Human-AI Interaction + Crowdsourcing Researcher




Projects / Photo Sleuth

Photo Sleuth

A human-AI collaborative platform for researching historical photos

www.civilwarphotosleuth.com

This post summarizes my work on Photo Sleuth, an online platform dedicated to identifying historical portraits using a combination of AI and crowdsourcing. I am the lead developer and researcher on this project, which serves as the cornerstone of my PhD work with Dr. Kurt Luther at Virginia Tech.

Table of Contents

  1. Table of Contents
  2. Historical photo identification: Why do we care?
  3. TL;DR
  4. Background: Civil War Photography
  5. The Need for Human-AI Collaboration
    1. Challenges with current practices
    2. Double-edged AI to the rescue?
    3. So, what does this point to?
  6. Civil War Photo Sleuth: The platform
    1. A. Building the Haystack
    2. B. Narrowing down the Haystack
    3. C. Finding the Needle
  7. Mixed-Methods Evaluation
  8. Key Findings
  9. A Year Later
  10. Success Stories
  11. Takeaways
  12. Ethical Concerns
  13. Zooming Out: Future Plans and Vision
  14. Spotlight
  15. Publications
  16. Additional Readings
  17. Credits

Historical photo identification: Why do we care?

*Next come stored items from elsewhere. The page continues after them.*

struct ViewState {
  float floc[12];
  float rd[4];
  float rgb[3];
  float ex;
  float mk;
};
template <class PtrT>
__device__ __forceinline__ void slot_store_at(PtrT p, const ViewState& s, int stride = 64) {
  p[0 * stride] = f32x4{s.floc[0], s.floc[1], s.floc[2], s.floc[3]};
  p[1 * stride] = f32x4{s.floc[4], s.floc[5], s.floc[6], s.floc[7]};
  p[2 * stride] = f32x4{s.floc[8], s.floc[9], s.floc[10], s.floc[11]};
  p[3 * stride] = f32x4{s.rd[0], s.rd[1], s.rd[2], s.rd[3]};
  p[4 * stride] = f32x4{s.rgb[0], s.rgb[1], s.rgb[2], s.mk != 0.f ? s.ex : -s.ex};
}
template <class PtrT>
__device__ __forceinline__ void slot_load_at(PtrT p, ViewState& s, int stride = 64) {
  f32x4 x[5];
#pragma unroll
  for (int g = 0; g < 5; ++g) x[g] = p[g * stride];
#pragma unroll
  for (int g = 0; g < 3; ++g) {
    s.floc[4 * g + 0] = x[g][0]; s.floc[4 * g + 1] = x[g][1]; s.floc[4 * g + 2] = x[g][2]; s.floc[4 * g + 3] = x[g][3];
  }
  s.rd[0] = x[3][0]; s.rd[1] = x[3][1]; s.rd[2] = x[3][2]; s.rd[3] = x[3][3];
  s.rgb[0] = x[4][0]; s.rgb[1] = x[4][1]; s.rgb[2] = x[4][2];
  s.mk = x[4][3] > 0.f ? 1.f : 0.f;
  s.ex = fabsf(x[4][3]);
}
typedef __attribute__((address_space(3))) f32x4* lds_f32x4_ptr;
struct ViewRegs { f32x4 x[5]; };
template <int NRV> struct RegViews { ViewRegs v0, v1, v2; };
template <int NRV>
__device__ __forceinline__ void slot_store(const Stage& g, int v, int lane, const ViewState& s, RegViews<NRV>& keep) {
  if (v < g.n_lds) { slot_store_at((lds_f32x4_ptr)(g.lds_v + v * VIEW_BYTES), s); return; }
  if (NRV > 0 && v == g.n_lds) { slot_store_at(&keep.v0.x[0], s, 1); return; }
  if (NRV > 1 && v == g.n_lds + 1) { slot_store_at(&keep.v1.x[0], s, 1); return; }
  if (NRV > 2 && v == g.n_lds + 2) { slot_store_at(&keep.v2.x[0], s, 1); return; }
  slot_store_at(reinterpret_cast<f32x4*>(g.slot + (int64_t)(v * SLOT_GROUPS) * 256 + lane * 4), s);
}
template <int NRV>
__device__ __forceinline__ void slot_load(const Stage& g, int v, int lane, ViewState& s, const RegViews<NRV>& keep) {
  if (v < g.n_lds) { slot_load_at((lds_f32x4_ptr)(g.lds_v + v * VIEW_BYTES), s); return; }
  if (NRV > 0 && v == g.n_lds) { slot_load_at(&keep.v0.x[0], s, 1); return; }
  if (NRV > 1 && v == g.n_lds + 1) { slot_load_at(&keep.v1.x[0], s, 1); return; }
  if (NRV > 2 && v == g.n_lds + 2) { slot_load_at(&keep.v2.x[0], s, 1); return; }
  slot_load_at(reinterpret_cast<const f32x4*>(g.slot + (int64_t)(v * SLOT_GROUPS) * 256 + lane * 4), s);
}
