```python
def profile_report():
    buf = ctypes.create_string_buffer(1 << 16)
    n = lib.convnet_hip_profile_report(buf, len(buf))
    rows = []
    for line in buf.value.decode().splitlines() if n else []:
        k, op, cnt, ms, fl, by, ex = line.split("|")
        rows.append({"kernel": k, "op": op, "launches": int(cnt), "ms": float(ms), "flops": float(fl), "bytes": float(by), "executed": float(ex)})
    return rows


def GetStringError(err_code):
    msg = _ERRORS.get(err_code, "Unknown error")
    if err_code == -3:
        msg += lib.get_last_cuda_error().decode()
    return msg


def probe_matrix_pipe(random_operands=True, seconds=0.05):
    out = (ctypes.c_double * 4)()
    rc = lib.convnet_hip_probe_matrix_pipe(1 if random_operands else 0, float(seconds), out)
    if rc != 0:
        raise RuntimeError(f"convnet_hip_probe_matrix_pipe failed: {rc}")
    return {"bf16_tflops": out[0], "tflops_eq": out[1], "ghz_counter": out[2], "ghz_issue": out[3]}
```

convnet_amd/build.py:

```python
import os
import subprocess
import sys

HERE = os.path.dirname(os.path.abspath(__file__))
SRC = os.path.join(HERE, "csrc")
OUT = os.path.join(HERE, "lib", "libconvnet_hip.so")
SOURCES = ["state.hip", "gather_gemm.hip", "patch_gemm.hip", "wgrad_wide.hip", "fewc_conv.hip", "local_conv.hip", "conv3d.hip", "batch_norm.hip", "pool_norm.hip", "elementwise.hip", "input_staging.hip", "dataset_moments.hip", "feature_rows.hip", "comm.hip", "rccl_abi_check.hip", "probe.hip"]
FLAGS = ["--offload-arch=gfx950", "-O3", "-std=c++17", "-fPIC", "-Wno-comment", "-Wno-inline-asm"]
FILE_FLAGS = {"patch_gemm.hip": ["-fno-slp-vectorize"], "wgrad_wide.hip": ["-fno-slp-vectorize"], "fewc_conv.hip": ["-fno-slp-vectorize"]}
if os.environ.get("CONVNET_BUILD_NOSLP"):
    FILE_FLAGS["gather_gemm.hip"] = ["-fno-slp-vectorize"]
if os.environ.get("CONVNET_BUILD_DIAG"):
    FLAGS.append("-DCONVNET_DIAG")


def _stale(target, deps):
    if not os.path.exists(target):
        return True
    t = os.path.getmtime(target)
    return any(os.path.getmtime(d) > t for d in deps)


def build(force=False, verbose=False):
    os.makedirs(os.path.join(HERE, "lib"), exist_ok=True)
    objdir = os.path.join(HERE, "lib", "obj")
    os.makedirs(objdir, exist_ok=True)
    headers = [os.path.join(SRC, "common.h"), os.path.join(SRC, "gather_gemm.h"), os.path.join(SRC, "wgrad_wide_schedule.h"),
               os.path.join(HERE, "..", "include", "convnet_hip.h")]
    objs, procs = [], []
    for s in SOURCES:
        src = os.path.join(SRC, s)
        obj = os.path.join(objdir, s.replace(".hip", ".o"))
        objs.append(obj)
        if force or _stale(obj, [src] + headers):
            cmd = ["hipcc", *FLAGS, *FILE_FLAGS.get(s, []), "-c", src, "-o", obj]
            if verbose:
                print(" ".join(cmd))
            procs.append((s, subprocess.Popen(cmd, stdout=subprocess.PIPE, stderr=subprocess.STDOUT, text=True)))
    failed = False
    for s, p in procs:
        out, _ = p.communicate()
        if p.returncode != 0:
            failed = True
            print(f"--- {s} failed ---\n{out}", file=sys.stderr)
        elif verbose and out.strip():
            print(out)
    if failed:
        raise RuntimeError("hipcc failed")
    if force or procs or _stale(OUT, objs):
        cmd = ["hipcc", "--offload-arch=gfx950", "-shared", "-fPIC", "-o", OUT, *objs, "-ldl"]
        r = subprocess.run(cmd, capture_output=True, text=True)
        if r.returncode != 0:
            print(r.stdout, r.stderr, file=sys.stderr)
            raise RuntimeError("link failed")
    return OUT


if __name__ == "__main__":
    print(build(force="--force" in sys.argv, verbose=True))
```

convnet_amd/convnet.py:

```python
import os
import sys
from collections import deque
from typing import Callable, NamedTuple, Optional

import torch

from . import pbtxt
from .edge import AvgPoolEdge, ConvEdge, Edge, EdgeWithWeight, FCEdge, LocalEdge, MaxPoolEdge, ResponseNormEdge
from .layer import Layer, LinearLayer, LogisticLayer, ReLULayer, SoftmaxDistLayer, SoftmaxLayer
from .matrix import Matrix
from .optimizer import RunFusedSteps
from .trainer import TrainLoopMixin


class LayerPlan(NamedTuple):
    fuse_relu: Optional[bool]
    bn_relu: Optional[bool]
    activate: bool
    output_entry: Optional[Callable]
    logistic_dropout: bool
    dropout_scale: float
    down_scale: Optional[float]
    logistic_deriv: bool


def _zero_storage(m):
    t = getattr(m, "_t", None)
    if t is not None:
        t.zero_()
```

Identifying people in historical photos provides significant cultural and economic value. Whether it’s recognizing the contributions of marginalized groups, correcting historical records, or significantly increasing the market worth of undervalued images, historical photo identification has a powerful role in shaping our understanding and preservation of history.

This process draws the interest of various organizations such as GLAMs (Galleries, Libraries, Archives, and Museums), and groups of individuals including historians, archivists, documentary filmmakers, journalists, genealogists, family history researchers, collectors, and dealers.

TL;DR

We created Photo Sleuth, a web-based platform that combines crowdsourced human expertise and automated face recognition to support portrait identifications from the American Civil War era (1861-65). Our mixed-methods evaluations of Photo Sleuth one month and 11 months after its public launch showed that it helped users successfully identify unknown portraits and provided a sustainable model for volunteer contribution. Over 20,000 registered users have uploaded 30,000+ photos to the platform since it was publicly launched on August 1st, 2018.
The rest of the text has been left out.